云浅月猛地瞪向容景,他什么意思?
容景对云浅月扬唇淡淡一笑,眉梢挑了挑,那意思就是你听到的意思!
云浅月脸色有些发沉。
容铃烟忽然抬步走过来,来到容景车前,对着马车微微一礼,语气再不见刚刚对七皇子说话时候的羞涩和小心翼翼,也不再断断续续,柔婉地开口,声音虽小,但很清晰,“铃烟给浅月小姐请安,铃烟想邀七皇子乞巧节一起七巧,七皇子让铃烟来问浅月小姐的意思,不知浅月小姐何意?”
云浅月顿时恼怒,突然猛地挑开帘幕看向容铃烟,想着她也真敢来问她!
这个女子是真天真还是真爱夜天逸,或者是真听容景的话?天真到认为一个乞巧就能拴住爱慕的男人?爱夜天逸爱得就没了自我?他如何说她就如何做?或者是她听容景的话,容景让她做什么她就做什么?

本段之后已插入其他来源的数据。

class PrepDesc(C.Structure):
    _fields_ = [
        ("src0", C.c_void_p), ("src1", C.c_void_p), ("gamma", C.c_void_p), ("beta", C.c_void_p),
        ("out_hi", C.c_void_p), ("out_lo", C.c_void_p), ("scratch", C.c_void_p),
        ("rows", C.c_int32), ("c0", C.c_int32), ("c1", C.c_int32), ("Cp", C.c_int32),
        ("B", C.c_int32), ("HW", C.c_int32), ("groups", C.c_int32), ("mode", C.c_int32),
        ("eps", C.c_float), ("slope", C.c_float), ("src_nchw", C.c_int32),
    ]
# ... 93 lines not shown
        objs.append(o)
        cmd = [NVCC] + [f for f in NVCC_FLAGS if not f.startswith("--use_fast_math")] + ["-c", s, "-o", o]
        if verbose:
            print(" ".join(cmd))
        procs.append((cmd, subprocess.Popen(cmd, stdout=subprocess.PIPE, stderr=subprocess.STDOUT)))
    for cmd, p in procs:
        out, _ = p.communicate()
        if p.returncode != 0:
            raise RuntimeError("nvcc failed: %s\n%s" % (" ".join(cmd), out.decode()))
        if verbose and out:
            print(out.decode())
    cmd = [NVCC, "-shared", "-o", LIB_PATH] + objs + ["-lcudart"]
    r = subprocess.run(cmd, stdout=subprocess.PIPE, stderr=subprocess.STDOUT)
    if r.returncode != 0:
        raise RuntimeError("link failed: %s\n%s" % (" ".join(cmd), r.stdout.decode()))
    return LIB_PATH


_lib = None


def lib() -> C.CDLL:
    global _lib
    if _lib is not None:
        return _lib
    if not os.path.exists(LIB_PATH):
        raise RuntimeError(f"{LIB_PATH} is missing: run `python -c 'import __graft_entry__ as g; g.build()'`. "
                           "There is no CPU/PyTorch fallback for the native path.")
    L = C.CDLL(LIB_PATH)
    vp, i32, i64, f32 = C.c_void_p, C.c_int32, C.c_int64, C.c_float
    sig = {
        "aldm_gemm": (i32, [C.POINTER(GemmDesc), vp]),
        "aldm_gemm_variant": (i32, [C.POINTER(GemmDesc), C.POINTER(i32)]),
        "aldm_prep": (i32, [C.POINTER(PrepDesc), vp]),
        "aldm_pack_b": (i32, [vp, i32, i32, i32, i32, i32, vp, vp, vp]),
        "aldm_attention": (i32, [C.POINTER(AttnDesc), vp]),
        "aldm_kv_attention": (i32, [C.POINTER(KvAttnDesc), vp]),
        "aldm_seq_assemble": (i32, [C.POINTER(SeqAssembleDesc), vp]),
        "aldm_seq_feedback": (i32, [C.POINTER(SeqFeedbackDesc), vp]),
        "aldm_softmax_rows": (i32, [vp, i32, i32, f32, vp, vp, vp]),
        "aldm_timestep_embedding": (i32, [vp, i32, i32, vp, vp, vp, vp]),
        "aldm_ddim_step": (i32, [vp, vp, vp, vp, vp, vp, i64, f32, f32, f32, f32, f32, vp]),
        "aldm_masked_blend": (i32, [vp, vp, vp, vp, i32, i32, i32, f32, f32, vp]),
        "aldm_transpose_chw": (i32, [vp, vp, i32, i32, i32, i32, vp]),
        "aldm_posterior_sample": (i32, [vp, vp, vp, i32, i32, i32, f32, vp]),
        "aldm_stft_mel": (i32, [vp, i32, i32, i32, i32, vp, i32, vp, i32, vp]),
        "aldm_program_create": (i32, [C.POINTER(Op), i32, C.POINTER(vp)]),
        "aldm_program_run": (i32, [vp, vp]),
        "aldm_program_run_range": (i32, [vp, i32, i32, vp]),
        "aldm_program_capture": (i32, [vp, vp]),
        "aldm_program_replay": (i32, [vp, vp]),
        "aldm_program_num_launches": (i32, [vp]),
        "aldm_program_is_captured": (i32, [vp]),
        "aldm_program_destroy": (None, [vp]),
        "aldm_engine_create": (i32, [C.POINTER(EngineDesc), C.POINTER(vp)]),
        "aldm_engine_destroy": (None, [vp]),
        "aldm_engine_set_conditioning": (i32, [vp, i32, vp, vp, i32, vp, vp, i32, vp, vp]),
        "aldm_engine_precompute": (i32, [vp, vp]),
        "aldm_engine_unet_eps": (i32, [vp, vp, i64, vp, vp, vp]),
        "aldm_engine_ddim_step": (i32, [vp, vp, i64, vp, f32, f32, f32, f32, f32, vp, vp, vp]),
        "aldm_engine_vae_decode": (i32, [vp, vp, vp, vp]),
        "aldm_engine_vocoder": (i32, [vp, vp, vp, vp]),
        "aldm_engine_vae_encode": (i32, [vp, vp, vp, vp]),
        "aldm_sizeof_engine_desc": (C.c_size_t, []),
        "aldm_abi_version": (i32, []),
        "aldm_sizeof_op": (C.c_size_t, []),
        "aldm_sizeof_gemm_desc": (C.c_size_t, []),
        "aldm_offsetof_gemm": (C.c_size_t, [i32]),
        "aldm_last_error": (C.c_char_p, []),
        "aldm_device_check": (i32, [i32]),
        "aldm_debug_timeline": (i32, [vp, i32]),
        "aldm_debug_store_rate": (i32, [i32, i32, i32, i64, vp]),
    }
    for name, (res, args) in sig.items():
        fn = getattr(L, name)
        fn.restype = res
        fn.argtypes = args
    if L.aldm_abi_version() != ABI_VERSION:
        raise RuntimeError("libaldm_b200.so ABI version mismatch: rebuild")
    if L.aldm_sizeof_engine_desc() != C.sizeof(EngineDesc):
        raise RuntimeError("ctypes mirror of aldm_engine_desc does not match the C layout")
    if L.aldm_sizeof_op() != C.sizeof(Op) or L.aldm_sizeof_gemm_desc() != C.sizeof(GemmDesc):
        raise RuntimeError("ctypes mirror of aldm_op / aldm_gemm_desc does not match the C layout")
    _lib = L
    return L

容铃烟似乎没料到帘幕忽然被掀开,她只感觉一股寒气忽然扑面而来,她不受控制地后退了一步,抬眼,正对上云浅月一张薄怒的脸,她心底一颤。
“荣王府的五小姐吗?”云浅月冷冷看着容铃烟。
若是说早先还对这个女子的大胆痴情而莞尔一笑,那么此时她便觉得这样愚蠢看不清形势没有半分主心骨的女人就算落了个什么下场的话半丝也不值得她同情。女人不怕没人爱,就怕不自爱!在她看来如今这个女人就是不自爱,或者是真愚蠢,而且还不知进退!不但不知进退,还硬赶鸭子上架为难别人!而且为难的这个人如今还是她!
“是……我是容铃烟,浅月小姐你……”容铃烟被云浅月冷冷的视线看着,本来鼓起的勇气再次崩溃,她心下有些胆寒,语气再次胆怯起来。却是不同于刚刚面对七皇子的羞涩胆怯,而是真真实实有些怕意胆颤。

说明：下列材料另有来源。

@@ -2152,8 +2151,7 @@
     HIPCHK(hipMemset(d.fi_base, 0, (nt + 1) * 4));
     HIPCHK(hipMemset(d.re_base, 0, (nrt + 1) * 4));
     HIPCHK(hipMemset(d.msg_base, 0, (nt + nrt + 1) * 4));
-    HIPCHK(hipMemset(d.lb_st, 0, std::min<size_t>(nt, kLbMaxTiles) * 4 * 8));
-    HIPCHK(hipMemset(d.lb_cnt, 0, 64));
+    HIPCHK(hipMemset(d.lb_st, 0, std::max<size_t>(nt, 1) * kRankWgs * 8));
     w->lb_epoch = 0;
     for (auto& v : w->init_props) std::vector<uint64_t>().swap(v);
     for (auto& v : w->init_rcells) std::vector<uint64_t>().swap(v);
@@ -3078,9 +3076,11 @@
 
 static int execute_frame(World* w, int64_t now_ms, bool calls_only) {
     if (!w->committed) return fail(NFK_ERR_STATE, "commit first");
-    if (const unsigned e = err_host_bits(w); e & (kErrFanBound | kErrTouch))
+    if (const unsigned e = err_host_bits(w); e & (kErrFanBound | kErrTouch | kErrRankWait))
         return fail(NFK_ERR_DEVICE, std::string("device error of an earlier frame: ") +
-                                        ((e & kErrFanBound) ? "a tile's fan-out exceeded its bound" : "touch list overflow") +
+                                        ((e & kErrFanBound) ? "a tile's fan-out exceeded its bound"
+                                         : (e & kErrTouch)  ? "touch list overflow"
+                                                            : "k_tick's rank workgroups gave up waiting") +
                                         " (nfk_summary_get reports and clears it)");
     using clk = std::chrono::steady_clock;
     const bool trace = getenv("NFGPU_TRACE_EXEC") != nullptr;
@@ -3587,12 +3587,13 @@
     }
     d.fuse_fan = d.msg_tcap != 0;
     const bool cells = d.n_u > 0 && d.u_pid[d.n_u - 1] >= kCellPid;
-    d.lb_rank = (d.fuse_fan && !d.has_recops && d.n_tiles && d.n_tiles <= kLbMaxTiles &&
-                 !(d.ablate & kAblScanKernel) && (!(use_u && w->jit_fn) || w->jit_lb)) ? 1 : 0;
+    if (d.fuse_fan && !d.has_recops && d.n_tiles && !(d.ablate & kAblScanKernel) && (!(use_u && w->jit_fn) || w->jit_lb))
+        d.lb_rank = (d.n_tiles <= kTPB || (d.ablate & kAblRankPer1)) ? 1 : kRankPer;
+    else
+        d.lb_rank = 0;
     if (d.lb_rank) {
         if (++w->lb_epoch == 0xFFFFFFFFu) {
-            HIPCHK(hipMemsetAsync(w->d.lb_st, 0, std::min<size_t>(w->obj_of_slot.size() / kTile, kLbMaxTiles) * 4 * 8,
-                                  w->stream));
+            HIPCHK(hipMemsetAsync(w->d.lb_st, 0, std::max<size_t>((size_t)d.cap / kTile, 1) * kRankWgs * 8, w->stream));
             w->lb_epoch = 1;
         }
         d.lb_epoch = w->lb_epoch;
@@ -3717,10 +3718,10 @@
             static const int xm = getenv("NFGPU_TICK_XCD") ? atoi(getenv("NFGPU_TICK_XCD")) : 1;
             d.xcd_map = xm;
         }
-        const dim3 g((unsigned)d.n_tiles), b(kTPB);
+        const dim3 g((unsigned)(d.n_tiles + (d.lb_rank ? kRankWgs : 0))), b(kTPB);
         if (jit) {
             void* args[] = {&d};
-            HIPCHK(hipModuleLaunchKernel(w->jit_fn, (unsigned)d.n_tiles, 1, 1, kTPB, 1, 1, (unsigned)lds, w->stream,
+            HIPCHK(hipModuleLaunchKernel(w->jit_fn, g.x, 1, 1, kTPB, 1, 1, (unsigned)lds, w->stream,
                                          args, nullptr));
         } else if (use_u && cells) {
             if (d.n_u <= 8 && !(d.ablate & kAblWaves6))
@@ -3963,6 +3964,7 @@
     if (c.err & kErrTouch) return fail(NFK_ERR_TOUCH, "device touch list overflow");
     if (c.err & kErrFanBound) return fail(NFK_ERR_STATE, "a tile's fan-out exceeded its bound");
     if (c.err & kErrRemain) return fail(NFK_ERR_STATE, "k_tick read a fired heartbeat's remain it never wrote");
+    if (c.err & kErrRankWait) return fail(NFK_ERR_DEVICE, "k_tick's rank workgroups gave up waiting for a tile's counts: the frame has no ranks");
     if (c.err & kErrMsgCap)
         return fail(NFK_ERR_CAPACITY, "device output capacity exceeded (err=" + std::to_string(c.err) + ")");
     return NFK_OK;
@@ -3974,9 +3976,10 @@
     if (!w->committed) return fail(NFK_ERR_STATE, "commit first");
     int r = check_fanout(w);
     if (r) return r;
-    if (const unsigned e = err_host_bits(w); e & (kErrFanBound | kErrTouch))
+    if (const unsigned e = err_host_bits(w); e & (kErrFanBound | kErrTouch | kErrRankWait))
         return fail(NFK_ERR_DEVICE, (e & kErrFanBound) ? "a tile's fan-out exceeded its bound: the recipient lists are truncated"
-                                                       : "touch list overflow: events are missing");
+                                    : (e & kErrTouch)  ? "touch list overflow: events are missing"
+                                                       : "k_tick's rank workgroups gave up waiting: the frame has no ranks");
     r = ensure_ranks(w);
     if (r) return r;
     const Dev& d = w->d;
@@ -4268,7 +4271,7 @@
     Ctrl c;
     r = read_ctrl(w, &c);
     if (r) return r;
-    if (c.err & (kErrFanBound | kErrTouch))
+    if (c.err & (kErrFanBound | kErrTouch | kErrRankWait))
         return fail(NFK_ERR_DEVICE, "the frame's outputs are incomplete (device error " + std::to_string(c.err) + ")");
     if (c.msg_extent > (unsigned long long)w->d.msg_cap) return fail(NFK_ERR_CAPACITY, "fan-out not recovered");
     const Dev& d = w->d;
@@ -4570,7 +4573,9 @@
     const char* es = getenv("NFGPU_JIT_SPEC");
     uint32_t nt = kJitNtDefault;
     if (const char* en = getenv("NFGPU_JIT_NT")) nt = (uint32_t)strtoul(en, nullptr, 0);
-    const std::string s = jit_schema_source(*tab, d, es && es[0] == '1', nt);
+    bool lb = true;
+    if (const char* el = getenv("NFGPU_JIT_LB")) lb = el[0] == '1';
+    const std::string s = jit_schema_source(*tab, d, es && es[0] == '1', nt, lb);
     copy_msg(s, src, src_cap);
     if (!compile) {
         *ok = 1;
diff --git a/noahgameframe_amd/csrc/nfgpu_tick.hpp b/noahgameframe_amd/csrc/nfgpu_tick.hpp
--- a/noahgameframe_amd/csrc/nfgpu_tick.hpp
+++ b/noahgameframe_amd/csrc/nfgpu_tick.hpp
@@ -315,53 +315,94 @@
     return fired;
 }
 
+constexpr int kRankWgs = 2;
+constexpr int kRankPer = 16;
+constexpr unsigned long long kRankWaitTicks = 100000000ull;
+
 __device__ __forceinline__ void lb_store(const Dev& d, int tile, int q, uint32_t v) {
-    __hip_atomic_store(d.lb_st + (size_t)tile * 4 + q, ((uint64_t)d.lb_epoch << 32) | v, __ATOMIC_RELAXED,
-                       __HIP_MEMORY_SCOPE_AGENT);
-}
-__device__ __forceinline__ uint32_t lb_load(const Dev& d, int tile, int q) {
-    const uint64_t* p = d.lb_st + (size_t)tile * 4 + q;
-    uint64_t s;
-    while (((s = __hip_atomic_load(p, __ATOMIC_RELAXED, __HIP_MEMORY_SCOPE_AGENT)) >> 32) != d.lb_epoch)
-        __builtin_amdgcn_s_sleep(1);
-    return (uint32_t)s;
-}
-__device__ __forceinline__ bool lb_arrive(const Dev& d, int tile, uint32_t ev, uint32_t fi, uint32_t msg) {
-    if (threadIdx.x < 3) lb_store(d, tile, threadIdx.x, threadIdx.x == 0 ? ev : threadIdx.x == 1 ? fi : msg);
-    if (threadIdx.x != 0) return false;
-    return __hip_atomic_fetch_add(d.lb_cnt, 1u, __ATOMIC_RELAXED, __HIP_MEMORY_SCOPE_AGENT) == (uint32_t)d.n_tiles - 1u;
-}
-__device__ void lb_scan_all(const Dev& d, unsigned long long* s_w) {
-    static_assert(kLbMaxTiles <= kTPB, "one tile's counts per thread");
+    __hip_atomic_store(d.lb_st + (size_t)q * (size_t)(d.cap / kTile) + tile, ((uint64_t)d.lb_epoch << 32) | v,
+                       __ATOMIC_RELAXED, __HIP_MEMORY_SCOPE_AGENT);
+}
+__device__ __forceinline__ void lb_publish(const Dev& d, int tile, uint32_t ev, uint32_t fi, uint32_t msg) {
+    if (threadIdx.x < 2) lb_store(d, tile, threadIdx.x, threadIdx.x == 0 ? (fi << 16) | ev : msg);
+}
+template <int kPer>
+__device__ void lb_rank_wg(const Dev& d, const int q, unsigned long long* s_w, unsigned& s_late) {
     const int n = d.n_tiles, t = (int)threadIdx.x;
-    uint32_t ev = 0, fi = 0, ms = 0;
-    if (t < n) {
-        ev = lb_load(d, t, 0);
-        fi = lb_load(d, t, 1);
-        ms = lb_load(d, t, 2);
-    }
-    unsigned long long tef, tm;
-    const unsigned long long xef = block_excl_scan(((unsigned long long)fi << 32) | ev, s_w, tef);
+    if (t == 0) s_late = 0;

“是七皇子让你来问我,你就来问我?还是景世子让你来问我,你才来问我?”云浅月清冷出声。别以为她是软柿子好拿捏,任何人都想来拿捏一把。她脸上写着“我很好欺负,大家都来欺负我!”的句子吗?
“我……”容铃烟又后退了一步,脸色有些发白。
“嗯?”云浅月眯起眼睛,她到要看看是哪个人给了她的胆子!是夜天逸还是容景。
容铃烟唇瓣紧紧咬着,一双眸子要溢出水,眼睛有些红,垂着头要哭出来一般。
“只要你说出是谁让你做出的决定,我就告诉你我的答案。也许你就心想事成了!”云浅月看着容铃烟,面色依然清冷。她不是让她为难吗?那如今也让她自己尝尝被为难的滋味。
容铃烟摇摇头,眼泪在眼圈打转。
“不敢说?”云浅月挑眉。
容铃烟只是摇头不说话,眼泪突破眼圈,终于滚下来,却还想拼命忍着,看起来好像是被人欺负了的小女孩,说不出的可怜。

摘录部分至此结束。